I pay for my accounts on Flickr and Librarything, and I enjoy them both; but not as much as I enjoy LiveJournal, which I don't pay for. And the reason why I don't have a paid LJ account is that LJ has never offered me any incentive to. More userpics? Not really. Edit your comments? There are workarounds. Post from your mobile phone? I don't think so... The only feature that does attract me is the ability to create feeds for blogs I would like to read on my friends page - and indeed to find the feeds that often already exist, but aren't easy to search out from a Basic account - and fortunately my kind and generous friend
![[livejournal.com profile]](https://www.dreamwidth.org/img/external/lj-userinfo.gif)

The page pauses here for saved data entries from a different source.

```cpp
int cf_launch_prefetch(cf_ctx* ctx, const cf_atmos_source* src, const cf_interp_weights* w, const cf_exchange_fields* out) {
    cf_ctx::Prefetch* rec = ctx->prefetch_slot(out->u);
    if (!rec) return fail(ctx, CF_ERR_INVALID, "two prefetched atmosphere states are already pending");
    if (!ctx->deferred.gated) HIP_TRY(ctx, hipEventRecord(ctx->aux.ev_gate.get(), ctx->stream));
    ctx->deferred.gated = false;
// ... 411 lines not shown
                CHECK(cf_flush_deferred_prefetch(ctx));
                if (!ctx->prefetch_slot(a0->u)) return fail(ctx, CF_ERR_INVALID, "two prefetched atmosphere states are already pending");
                CHECK(supersede_states(ctx, a0->u));
                HIP_TRY(ctx, launch_interpolate(ctx->stream, ctx->launch, ctx->grid, &s0, w, a0));
                ++ctx->prefetch_stats.requests;
                ctx->deferred.src = s0;
                ctx->deferred.w = *w;
                ctx->deferred.out = *a0;
                CHECK(deferred_went_out_on_main(ctx, &ctx->prefetch_stats.launched_own));
            } else {
                CHECK(request_prefetch(ctx, &s0, w, a0, false));
            }
        }
    }
    std::optional<LandZeroScope> land_zero_scope;
    if (!K) land_zero_scope.emplace(ctx);
    for (int64_t step = first_step; step < first_step + nsteps; ++step) {
        const cf_ocean_surface* o = &S->ocean_states[step % S->n_ocean_states];
        double* rows[4] = {const_cast<double*>(o->T), const_cast<double*>(o->S), const_cast<double*>(o->u),
                           const_cast<double*>(o->v)};
        if (S->halo_backend == CF_HALO_RCCL)
            CHECK(cf_halo_exchange_rows(ctx, rows, 4, S->halo_rows));
        else if (S->halo_backend == CF_HALO_PEER) {
            if (ctx->halo_in_launch && ctx->peer_connected && 4 <= ctx->peer_max_fields && S->halo_rows <= ctx->peer_max_rows &&
                S->halo_rows <= ctx->grid.ny) {
                ctx->halo_request.F = PeerFields{};
                ctx->halo_request.F.n = 4;
                for (int f = 0; f < 4; ++f) ctx->halo_request.F.ptr[f] = rows[f];
                ctx->halo_request.rows = S->halo_rows;
                ctx->halo_request.valid = true;
            } else {
                CHECK(cf_halo_exchange_rows_peer(ctx, rows, 4, S->halo_rows));
// ... 61 lines not shown
```

### include/coflux.h

```cpp
#ifndef COFLUX_H
#define COFLUX_H

#include <stddef.h>
#include <stdint.h>

#ifdef __cplusplus
extern "C" {
#endif

#define CF_ABI_VERSION 5

#define CF_OK 0
#define CF_ERR_INVALID (-1)
#define CF_ERR_HIP (-2)
#define CF_ERR_NODEVICE (-3)
#define CF_ERR_COMM (-4)

typedef struct cf_ctx cf_ctx;

typedef struct cf_grid {
    int32_t nx, ny;
    int32_t hx, hy;
    int32_t ring;
    int32_t reserved;
// ... 224 lines not shown
#define CF_OPT_ICE_FREE_CELLS 12
#define CF_ICE_FREE_ITERATE 0
#define CF_OPT_LATENCY_LAYOUT 13
#define CF_ICE_FREE_ZERO 1
#define CF_OPT_HALO_IN_SOLVER_LAUNCH 14
#define CF_OPT_INTERP_TILE_ROWS 15
#define CF_SOLVER_TABLES 0
#define CF_SOLVER_LIBM 1
int cf_set_option(cf_ctx* ctx, int option, int value);
int cf_solver_iteration_path(cf_ctx* ctx, int* path);
int cf_solver_latency_layout(cf_ctx* ctx, int* layout);
int cf_debug_eval(cf_ctx* ctx, int function, int n, const double* d_x, double* d_y);
int cf_debug_chunk_plan(long long total_cost, int cu_count, int forced_wet_per_chunk, int* out, int capacity);
int cf_debug_chunk_table(cf_ctx* ctx, int* begins, int* wet_counts, int capacity, int* n_chunks, int* lists_valid);
int cf_debug_land_zero_launches(cf_ctx* ctx, int* launches);
int cf_debug_interp_grid(cf_ctx* ctx, int* rows, int* blocks);
int cf_sync(cf_ctx* ctx);

void* cf_device_alloc(cf_ctx* ctx, size_t bytes);
int cf_device_free(cf_ctx* ctx, void* d_ptr);
int cf_h2d(cf_ctx* ctx, void* d_dst, const void* h_src, size_t bytes);
int cf_d2h(cf_ctx* ctx, void* h_dst, const void* d_src, size_t bytes);


int cf_interpolate_atmosphere_state(cf_ctx* ctx, const cf_atmos_source* src,
                                    const cf_interp_weights* w, const cf_exchange_fields* out);

int cf_compute_atmosphere_ocean_fluxes(cf_ctx* ctx, const cf_ocean_surface* ocean,
                                       const cf_exchange_fields* atmos,
                                       const cf_interface_fluxes* out);
// ... 477 lines not shown
```

Before: 10.23 billion.

## Skip land cells in pipelined interpolation tail when next step's solver ignores them

Inside the fused solver kernels, the interpolation tail that prefetches the next step's atmosphere now reads the ocean land mask and writes only wet cells. Whole tiles whose cells are all land are skipped by one wave-wide ballot. A step-position rule decides when this is safe: the next two pipelined steps must exist and no collectors may be attached, otherwise land values could be observed. This saves interpolation arithmetic and stores over land, at the cost of extra mask loads per tile and more bookkeeping of the step-loop state.

```diff
diff --git a/climaocean.jl_amd/coflux/abi.py b/climaocean.jl_amd/coflux/abi.py
--- a/climaocean.jl_amd/coflux/abi.py
+++ b/climaocean.jl_amd/coflux/abi.py
@@ -323,7 +323,7 @@
     "cf_window_create", "cf_window_destroy", "cf_window_host_buffer", "cf_window_wait_slot", "cf_window_commit",
     "cf_window_upload", "cf_window_find", "cf_window_source",
     "cf_ensure_chunk_table", "cf_debug_chunk_table", "cf_debug_interp_grid", "cf_debug_land_zero_launches", "cf_solver_path", "cf_solver_iteration_path", "cf_solver_latency_layout", "cf_comm_count", "cf_build_stamp", "cf_discard_prefetched_atmosphere_state",
-    "cf_debug_prefetch_stats",
+    "cf_debug_prefetch_stats", "cf_debug_rider_land_rule", "cf_debug_rider_land_skips",
     "cf_average_create", "cf_average_destroy", "cf_average_reset", "cf_average_collect", "cf_average_weight", "cf_attach_average",
     "cf_average_create_derived", "cf_average_create_budget", "cf_attach_average_slot",
     "cf_integrals_create", "cf_integrals_destroy", "cf_integrals_collect", "cf_integrals_count", "cf_integrals_read",
@@ -455,6 +455,8 @@
     lib.cf_debug_chunk_table.argtypes = [vp, C.POINTER(C.c_int), C.POINTER(C.c_int), C.c_int, C.POINTER(C.c_int), C.POINTER(C.c_int)]
     lib.cf_debug_interp_grid.argtypes = [vp, C.POINTER(C.c_int), C.POINTER(C.c_int)]
     lib.cf_debug_land_zero_launches.argtypes = [vp, C.POINTER(C.c_int)]
+    lib.cf_debug_rider_land_rule.argtypes = [C.c_longlong, C.c_int, C.c_int, C.POINTER(C.c_int), C.c_int]
+    lib.cf_debug_rider_land_skips.argtypes = [vp, C.POINTER(C.c_int)]
     lib.cf_solver_path.argtypes = [vp, C.POINTER(C.c_int), C.POINTER(C.c_int)]
     lib.cf_default_sea_ice_albedo_params.argtypes = [C.POINTER(SeaIceAlbedoParams)]
     lib.cf_set_sea_ice_albedo.argtypes = [vp, C.POINTER(SeaIceAlbedoParams)]
@@ -519,3 +521,10 @@
     if path is None:
         _lib = lib
     return lib
+
+
+def rider_land_rule(first_step, nsteps, pipeline):
+    out = (C.c_int * max(nsteps, 1))()
+    if load_library().cf_debug_rider_land_rule(first_step, nsteps, pipeline, out, len(out)) != 0:
+        raise ValueError(f"cf_debug_rider_land_rule({first_step}, {nsteps}, {pipeline}): bad arguments")
+    return list(out[:nsteps])
diff --git a/climaocean.jl_amd/coflux/runtime.py b/climaocean.jl_amd/coflux/runtime.py
--- a/climaocean.jl_amd/coflux/runtime.py
+++ b/climaocean.jl_amd/coflux/runtime.py
@@ -296,6 +296,11 @@
     def debug_land_zero_launches(self):
         n = C.c_int()
         self._check(self.lib.cf_debug_land_zero_launches(self._h, C.byref(n)), "cf_debug_land_zero_launches")
+        return n.value
+
+    def debug_rider_land_skips(self):
+        n = C.c_int()
+        self._check(self.lib.cf_debug_rider_land_skips(self._h, C.byref(n)), "cf_debug_rider_land_skips")
         return n.value
 
     def solver_path(self):
diff --git a/climaocean.jl_amd/csrc/coflux_abi.cpp b/climaocean.jl_amd/csrc/coflux_abi.cpp
--- a/climaocean.jl_amd/csrc/coflux_abi.cpp
+++ b/climaocean.jl_amd/csrc/coflux_abi.cpp
@@ -737,6 +737,22 @@
     return CF_OK;
 }
 
+int cf_debug_rider_land_rule(long long first_step, int nsteps, int pipeline, int* skips, int capacity) {
+    if (first_step < 0 || nsteps < 0 || pipeline < 0 || pipeline > CF_PIPELINE_CONTINUING || !skips || capacity < nsteps)
+        return fail(nullptr, CF_ERR_INVALID, "cf_debug_rider_land_rule: bad arguments");
+    for (int n = 0; n < nsteps; ++n) {
+        const int64_t step = first_step + n;
+        skips[n] = !rider_exists(step, first_step, nsteps, pipeline) ? -1 : (rider_may_skip_land(step, first_step, nsteps, pipeline) ? 1 : 0);
+    }
+    return CF_OK;
+}
+
+int cf_debug_rider_land_skips(cf_ctx* ctx, int* riders) {
+    if (!ctx || !riders) return fail(ctx, CF_ERR_INVALID, "cf_debug_rider_land_skips: bad arguments");
+    *riders = ctx->step_loop.rider_skips;
+    return CF_OK;
+}
+
 int cf_debug_interp_grid(cf_ctx* ctx, int* rows, int* blocks) {
     if (!ctx || !rows || !blocks) return fail(ctx, CF_ERR_INVALID, "cf_debug_interp_grid: bad arguments");
     interpolate_grid(ctx->launch, ctx->grid, rows, blocks);
@@ -902,6 +918,11 @@
     const bool keep_land = knows && (ctx->land_zeros == 2 || (ctx->land_zeros == 1 && ctx->step_loop.open && ctx->step_loop.last_way == way));
     LaunchCfg L = ctx->launch;
     L.keep_land = keep_land ? 1 : 0;
+    const cf_ctx::StepLoop& loop = ctx->step_loop;
+    const bool rider_skips = tail && loop.open && ctx->rider_land_skip != 0 && ctx->land_zeros != 0 && !ctx->collectors_attached() &&
+                             rider_may_skip_land(loop.step, loop.first_step, loop.nsteps, loop.pipeline);
+    L.rider_skip_land = rider_skips ? 1 : 0;
+    if (rider_skips) ++ctx->step_loop.rider_skips;
     if (ride) {
         HIP_TRY(ctx, make_ocean_rider(L, ctx->dev, ctx->fast, ctx->grid, ocean, atmos, fluxes, ice, net, ctx->d_land_freshwater,
                                       ocean_rider));
diff --git a/climaocean.jl_amd/csrc/coflux_ctx.hpp b/climaocean.jl_amd/csrc/coflux_ctx.hpp
--- a/climaocean.jl_amd/csrc/coflux_ctx.hpp
+++ b/climaocean.jl_amd/csrc/coflux_ctx.hpp
@@ -27,6 +27,18 @@
 #define CF_LAND_ZEROS_DEFAULT 1
 #endif
 static_assert(CF_LAND_ZEROS_DEFAULT == 0 || CF_LAND_ZEROS_DEFAULT == 1, "the experiment value is not a default");
+#ifndef CF_RIDER_LAND_SKIP_DEFAULT
+#define CF_RIDER_LAND_SKIP_DEFAULT 1
+#endif
+static_assert(CF_RIDER_LAND_SKIP_DEFAULT == 0 || CF_RIDER_LAND_SKIP_DEFAULT == 1, "on or off");
+
+inline bool rider_exists(int64_t t, int64_t first_step, int nsteps, int pipeline) {
+    if (pipeline == 0 || t < first_step || t >= first_step + nsteps) return false;
+    return t + 1 < first_step + nsteps || pipeline == CF_PIPELINE_CONTINUING;
+}
+inline bool rider_may_skip_land(int64_t step, int64_t first_step, int nsteps, int pipeline) {
+    return rider_exists(step, first_step, nsteps, pipeline) && rider_exists(step + 2, first_step, nsteps, pipeline);
+}
 
 struct RcclApi {
     void* handle = nullptr;
@@ -184,7 +196,16 @@
         bool open = false;
         unsigned last_way = 0;
         int zero_launches = 0;
+        int64_t first_step = 0, step = 0;
+        int nsteps = 0, pipeline = 0;
+        int rider_skips = 0;
     } step_loop;
+    int rider_land_skip = CF_RIDER_LAND_SKIP_DEFAULT;
+    bool collectors_attached() const {
+        for (const auto& slot : averages)
+            if (slot.handle) return true;
+        return climatology.handle || integrals.handle || monitor.handle;
+    }
     ncclComm_t comm = nullptr;
     int rank = 0, nranks = 1;
     std::vector<cf::Event> prof_events;
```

Brad argues that the value of free accounts is that we provide content; maybe, but so do paid, and indeed Bonus (ie, advertising-supported) accounts. What free accounts give the company is potential customers for a paid account, a pool of people who have tried what LJ has to offer and might buy more. Do Bonus accounts serve the same function? Well, they might. I might be deterred by the advertising (which I find more obtrusive than the ads on my free Flickr account); I might feel that the bonus features (whatever they are) made an upgrade unnecessary; or, of course, my mileage might vary.

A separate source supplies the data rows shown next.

constexpr uint32_t STITCH_MAX_EDITS = 32;
__global__ __launch_bounds__(256) void seg_stitch_kernel(const SegDev *segs, int n_segs, uint8_t *const *chunk_out, uint8_t *const *cls_out,
                                                         uint8_t *const *flags) {
    struct __attribute__((packed, aligned(1))) V16 { uint32_t w[4]; };
    for (int s = blockIdx.y; s < n_segs; s += gridDim.y) {
        const SegDev S = segs[s];
        uint8_t *dst = chunk_out[S.chunk] + S.out_off;
        uint8_t *cdst = cls_out ? cls_out[S.chunk] + S.out_off : nullptr;
        uint8_t *fl = cls_out ? flags[S.chunk] : nullptr;
        const int64_t n = S.own_hi - S.own_lo;
        const bool all_dirty = S.nedit > STITCH_MAX_EDITS;
        const int64_t nblk = (n + 15) >> 4;
        for (int64_t blk = blockIdx.x * (int64_t)blockDim.x + threadIdx.x; blk < nblk; blk += (int64_t)gridDim.x * blockDim.x) {
            const int64_t q0 = blk << 4;
            const int64_t p0 = S.own_lo + q0;
            const bool full = q0 + 16 <= n;
            bool text_done = false, cls_done = !cdst;
            if (full && (p0 + 16 <= S.gs || p0 >= S.gs)) {
                *reinterpret_cast<V16 *>(dst + q0) = *reinterpret_cast<const V16 *>(S.buf + (p0 < S.gs ? p0 : p0 + S.glen));
                text_done = true;
            }
            if (full && cdst && !all_dirty) {
                int64_t lA = p0, lB = p0 + 15;
                bool uniform = true;
                for (int e = (int)S.nedit - 1; e >= 0; --e) {
                    const EditRec E = S.edits[e];
                    if (lA > E.a + E.plen) { const int64_t d = (int64_t)E.plen - E.oldlen; lA -= d; lB -= d; }
                    else if (lB < E.a - 1) { }
                    else { uniform = false; break; }
                }
                if (uniform && S.seg_lo + lB < S.cls_n) {
                    *reinterpret_cast<V16 *>(cdst + q0) = *reinterpret_cast<const V16 *>(S.cls + S.seg_lo + lA);
                    cls_done = true;
                }
            }
            if (text_done && cls_done) continue;
            const int64_t qe = q0 + 16 < n ? q0 + 16 : n;
            for (int64_t q = q0; q < qe; ++q) {
                const int64_t p = S.own_lo + q;
                if (!text_done) dst[q] = S.buf[p < S.gs ? p : p + S.glen];
                if (cls_done) continue;
                int64_t l = p;
                bool dirty = all_dirty;
                if (!dirty)
                    for (int e = (int)S.nedit - 1; e >= 0; --e) {
                        const EditRec E = S.edits[e];
                        if (l > E.a + E.plen) l -= (int64_t)E.plen - E.oldlen;
                        else if (l >= E.a - 1) { dirty = true; break; }
                    }
                if (dirty) {
                    fl[(S.out_off + q) >> 6] = 1;
                    cdst[q] = PC_OTHER;
                } else {
                    const int64_t old = S.seg_lo + l;
                    cdst[q] = old < S.cls_n ? S.cls[old] : (uint8_t)PC_OTHER;
                }
            }
        }
    }
}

There's probably a space here for the paragraph which talks about Facebook, which goes to the opposite extreme, and won't let you try the package out at all unless you sign up. Of course, Facebook doesn't try to sell you a paid account because you aren't the customer, you're the commodity, and Facebook has already sold you to its advertisers... But that's a whole 'nother rant.
no subject
Date: 2008-03-23 02:06 pm (UTC)I guess the underlying position of those decrying the move that I disagree with most is that the disruption of the community outweighs the profitability of the business. There are times when that's true in life, but the disruption would have to be enormous, and this just isn't. (For one thing, it's not forcing those who already have free basic service to upgrade, though that may be next.)
(no subject)
From:no subject
Date: 2008-03-23 05:21 pm (UTC)When I got a paid LJ account (and, later, bought a permanent account), the lure was twofold: helping to support what was then a small non-profit venture, and access to the faster servers. It used to be that you got better performance if you had a paid account, and when LJ was small and poor and couldn't afford as much infrastructure as there was demand for, that was a good way to do it. It wasn't that they were throttling the free accounts; they were just providing a level of "express service" for the paying customers.
Most of that doesn't really apply any more, so they resorted to features that most of us don't care about. Apparently I am now permitted 142 userpics; err, what? I use voice posting maybe once or twice a year if that, and text-messaging not at all. Polls? Also rare. RSS feeds? I've created a few and it's nice not to have to worry about it, but if I couldn't create feeds my world would not end.
I'm kind of surprised that ad-supported sites are still profitable, between AdBlock and learned behavior modification. (By the latter I mean: AdBlock doesn't kill, for example, Google ads on search-result pages, but I just plain don't see them -- my eyes just automatically avoid that part of the page.)
(no subject)
From:(no subject)
From:(no subject)
From:no subject
Date: 2008-03-23 05:35 pm (UTC)There also is the fact that when lj began doing ads, it was with the understanding that free accounts wouldn't ever go away, so I understand why long-time users are feeling a bit betrayed.
(I've had a paid account for years myself, because I use lj so much I felt I should support it, though I don't know that I get anything more, save for the fun but not worth paying for ability to make polls.)